╭──

# TUMFTM/RadarGNN

Hardware: AMD Instinct MI355X
Metric: radar frames/sec (graph-build + GNN fwd) (higher is better)
Workload: dtype f32 (dense layers: fp32 operands split into 2 f16 terms after an exact power-of-two pre-scale, 3 f16 MFMA products per fp32 product, fp32 accumulate -- more accurate than fp32 MFMA against float64, tests/test_gpu_f16x2.py; RGNN_NO_F16X2=1 selects 3 bf16 terms / 6 products, RGNN_LINEAR_FP32=1 v_mfma_; 1 GPU; C2: per GPU 64 RadarScenes-shaped frames x 3000 pts, radius graph r=1.0, node feats [rcs,velocity_vector,time_index,degree], edge feats [relative_position], 4-layer MPNNConv [224,224,128,64] + emb MLPs + both heads, train-mode BatchNorm, max aggr; frames_per_gpu=64, points_per_gpu=192000, edges_per_gpu=799078, ranks_in_process_group=1

## Files before the change

### include/rgnn.h

```cpp
#ifndef RGNN_H
#define RGNN_H

#include <stdint.h>

#ifdef __cplusplus
extern "C" {
#endif

typedef void* rgnn_stream_t;

#define RGNN_OK 0
#define RGNN_ERR_INVALID_ARGUMENT (-1)
#define RGNN_ERR_LAUNCH (-2)
#define RGNN_ERR_UNSUPPORTED (-3)

#define RGNN_STATUS_KNN_TOO_FEW_POINTS 1
#define RGNN_STATUS_DOT_PRODUCT 2
#define RGNN_STATUS_TIME_INDEX_OVERFLOW 4
#define RGNN_STATUS_EDGE_COUNT_CHANGED 8
#define RGNN_STATUS_NOT_SYMMETRIC 16
#define RGNN_STATUS_SPLITK_TIMEOUT 32
#define RGNN_STATUS_GT_OBJECT_TOO_LARGE 64
#define RGNN_STATUS_GT_DEGENERATE_OBJECT 128
#define RGNN_STATUS_PREPROCESS_BAD_ROW 256
// ... 214 lines not shown
                                const float* in_bound, float* out_bound, rgnn_stream_t stream);
int rgnn_batchnorm_segments_from_panels(const float* stats_a, const int32_t* panel_start_a, const float* stats_b,
                                        const int32_t* panel_start_b, const int64_t* seg_ptr, int64_t n_seg, int32_t n,
                                        const float* gamma, const float* beta, float* running_mean, float* running_var,
                                        int64_t* num_batches_tracked, float momentum, float eps, double* seg_sums, float* table,
                                        const float* in_bound, float* out_bound, rgnn_stream_t stream);
int rgnn_pad_list_by_segment(const int32_t* list, const int64_t* count, const int64_t* seg_ptr, int64_t n_seg, int32_t* out_list,
                             int64_t* out_count, int32_t* tile_segment, int32_t* stat_panel_start, rgnn_stream_t stream);
int rgnn_pad_list_pair_by_segment(const int32_t* list_a, const int64_t* count_a, const int32_t* list_b, const int64_t* count_b,
                                  const int64_t* seg_ptr, int64_t n_seg, int32_t* out_list_a, int64_t* out_count_a,
                                  int32_t* tile_segment_a, int32_t* stat_panel_start_a, int32_t* out_list_b, int64_t* out_count_b,
                                  int32_t* tile_segment_b, int32_t* stat_panel_start_b, rgnn_stream_t stream);
int rgnn_scale_shift_act_segments(const float* x, int64_t ldx, const float* table, const int64_t* seg_ptr, int64_t n_seg,
                                  int64_t m, int32_t n, int32_t relu, float* y, int64_t ldy, rgnn_stream_t stream);
int rgnn_column_stats(const float* x, int64_t ldx, int64_t m, int32_t n, float* col_stats ,
                      rgnn_stream_t stream);
int rgnn_scale_shift_act(const float* x, int64_t ldx, const float* scale_shift, int64_t m, int32_t n, int32_t relu,
                         float* y, int64_t ldy, rgnn_stream_t stream);
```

╰──

§ Task goal
For the string "relu", filter the data and copy out each line where it occurs.

§ Problem solution
                                  int64_t m, int32_t n, int32_t relu, float* y, int64_t ldy, rgnn_stream_t stream);
int rgnn_scale_shift_act(const float* x, int64_t ldx, const float* scale_shift, int64_t m, int32_t n, int32_t relu,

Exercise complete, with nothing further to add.